Find the numerical value of sin (40) sin (80) + sin(80) sin (160) + sin (160) sin (320). (All angles are in degrees.)
Here is the Web2.0 Calculator version:
sin (40) sin (80) + sin(80) sin (160) + sin (160) sin (320) = 0.7500000000002045 ~~3/4
Multiply through by 2
2sin(40) sin(80) + 2sin(80)sin(160) + 2sin (160)sin(320)
Using ....[ 2sin AsinB ] = cos(A -B) - cos(A + B)

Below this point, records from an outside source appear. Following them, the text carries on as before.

# mttga/purejaxql

Hardware: NVIDIA H100
Metric: MinAtar-Breakout env steps/sec @4096 envs x128 seeds (higher is better)
Workload: dtype f32

## Files before the change

include/pqn_b200.h:

```cpp
#ifndef PQN_B200_H
#define PQN_B200_H

#include <stdint.h>

#ifdef __cplusplus
extern "C" {
#endif

#define PQN_OK 0
#define PQN_E_INVALID (-1)
#define PQN_E_CUDA (-2)
#define PQN_E_UNSUPPORTED (-3)

#define PQN_ENV_BREAKOUT 0
#define PQN_ENV_ASTERIX 1
#define PQN_ENV_SPACE_INVADERS 2
#define PQN_ENV_FREEWAY 3
#define PQN_ENV_SEAQUEST 4
#define PQN_ENV_CARTPOLE 16
#define PQN_ENV_ACROBOT 17
#define PQN_ENV_MEMORY_CHAIN 32

typedef struct pqn_env_info_t {
  int32_t state_words;
// ... 103 lines not shown
                 int32_t E, void* workspace, void* stream);
int pqn_rnn_loss_grad(const pqn_net_desc_t* desc_host, const float* params, const float* hs0, const float* obs,
                      const uint8_t* last_done, const int32_t* last_action, const int32_t* action, const float* reward,
                      const uint8_t* done, float* grads, float* loss_sum, float* qsa_sum, int32_t S, int32_t T, int32_t B,
                      float gamma, float lambda, void* workspace, void* stream);

int pqn_radam_clip_step(float* params, const float* grads, float* mu, float* nu, const float* sched,
                        int32_t* step_counter, float* gnorm_scratch , int32_t S, int64_t P,
                        float max_norm, float b1, float b2, float eps, void* stream);

int pqn_bn_stats_update(float* batch_stats, float* bn_sums, int32_t S, int32_t F, int64_t stats_seed_stride,
                        float count, float momentum, void* stream);

int pqn_set_tensor_core_path(int on);
int pqn_set_conv_mma_path(int on);

int pqn_tc_split_lo(const float* x, float* lo, int64_t n, void* stream);
int pqn_tc_gemm_test(const float* a, const float* a_lo, const float* b, const float* b_lo, float* d, int32_t S,
                     int32_t M, int32_t N, int32_t K, int a_mn, int b_mn, int split3, void* stream);

int pqn_tc_split16(const float* x, void* hi, void* lo, int64_t n, float scale, void* stream);
int pqn_tc_gemm16_test(const void* a_hi, const void* a_lo, const void* b_hi, const void* b_lo, float* d, int32_t S,
                       int32_t M, int32_t N, int32_t K, int a_mn, int b_mn, float out_scale, void* stream);
int pqn_tc_dgrad16_test(const void* a_hi, const void* a_lo, const void* b_hi, const void* b_lo, const float* mask,
                        const uint32_t* relu_bits, float* d, int32_t S, int32_t M, int32_t N, int32_t K, int epi,
                        float out_scale, void* stream);

#ifdef __cplusplus
}
#endif
// ... 2 lines not shown
```

purejaxql_b200/_lib.py:

```python
from __future__ import annotations

import ctypes
import os
from ctypes import POINTER, Structure, c_char_p, c_double, c_float, c_int, c_int32, c_int64, c_longlong, c_void_p

HERE = os.path.dirname(os.path.abspath(__file__))
LIB_PATH = os.path.join(HERE, "libpqn_b200.so")


class EnvInfo(Structure):
    _fields_ = [("state_words", c_int32), ("obs_dim", c_int32), ("obs_shape", c_int32 * 3),
                ("num_actions", c_int32), ("max_steps", c_int32), ("binary_obs", c_int32),
                ("packed_obs_words", c_int32)]


class EnvParams(Structure):
    _fields_ = [("max_steps", c_int32), ("memory_length", c_int32)]


class NetDesc(Structure):
    _fields_ = [("kind", c_int32), ("in_c", c_int32), ("hidden", c_int32), ("layers", c_int32),
                ("num_actions", c_int32), ("norm_type", c_int32), ("norm_input", c_int32)]


# ... 47 lines not shown
    "pqn_qnet_forward": (c_int, [POINTER(NetDesc), c_void_p, c_void_p, c_void_p, c_void_p, c_int64, c_void_p, c_int32,
                                 c_int64, c_void_p, c_void_p]),
    "pqn_qnet_loss_grad": (c_int, [POINTER(NetDesc), c_void_p, c_void_p, c_void_p, c_void_p, c_int64, c_void_p,
                                   c_void_p, c_int64, c_void_p, c_void_p, c_void_p, c_void_p, c_int32, c_int64,
                                   c_void_p, c_void_p]),
    "pqn_rnn_step": (c_int, [POINTER(NetDesc), c_void_p, c_void_p, c_void_p, c_int64, c_void_p, c_void_p, c_void_p,
                             c_int32, c_int32, c_void_p, c_void_p]),
    "pqn_rnn_loss_grad": (c_int, [POINTER(NetDesc), c_void_p, c_void_p, c_void_p, c_void_p, c_void_p, c_void_p, c_void_p,
                                  c_void_p, c_void_p, c_void_p, c_void_p, c_int32, c_int32, c_int32, c_float, c_float,
                                  c_void_p, c_void_p]),
    "pqn_radam_clip_step": (c_int, [c_void_p, c_void_p, c_void_p, c_void_p, c_void_p, c_void_p, c_void_p, c_int32,
                                    c_int64, c_float, c_float, c_float, c_float, c_void_p]),
    "pqn_bn_stats_update": (c_int, [c_void_p, c_void_p, c_int32, c_int32, c_int64, c_float, c_float, c_void_p]),
    "pqn_set_tensor_core_path": (c_int, [c_int]),
    "pqn_set_conv_mma_path": (c_int, [c_int]),
    "pqn_tc_split_lo": (c_int, [c_void_p, c_void_p, c_int64, c_void_p]),
    "pqn_tc_split16": (c_int, [c_void_p, c_void_p, c_void_p, c_int64, c_float, c_void_p]),
    "pqn_tc_gemm_test": (c_int, [c_void_p, c_void_p, c_void_p, c_void_p, c_void_p, c_int32, c_int32, c_int32,
                                 c_int32, c_int, c_int, c_int, c_void_p]),
    "pqn_tc_gemm16_test": (c_int, [c_void_p, c_void_p, c_void_p, c_void_p, c_void_p, c_int32, c_int32, c_int32,
                                   c_int32, c_int, c_int, c_float, c_void_p]),
    "pqn_tc_dgrad16_test": (c_int, [c_void_p, c_void_p, c_void_p, c_void_p, c_void_p, c_void_p, c_void_p, c_int32,
                                    c_int32, c_int32, c_int32, c_int, c_float, c_void_p]),
}
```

cos ( 40 - 80) - cos(40+ 80) + cos(80 - 160) - cos(80 + 160) + cos(160 - 320) - cos(160 + 320) =
cos(-40) - cos (120) + cos (-80) - cos(240) + cos (160 - 320) - cos (480) =
[cos(480) = cos(240) = cos (120) = -1/2 ]
cos (-40) - (-1/2) + cos(-80) - (-1/2) + cos (-160) - (-1/2) =
cos (40) + cos(80) + cos (200) + 3/2 =
{Using....cos A + cos B = 2[cos ((A + B)/2)] * [ cos( (A - B)/2) ]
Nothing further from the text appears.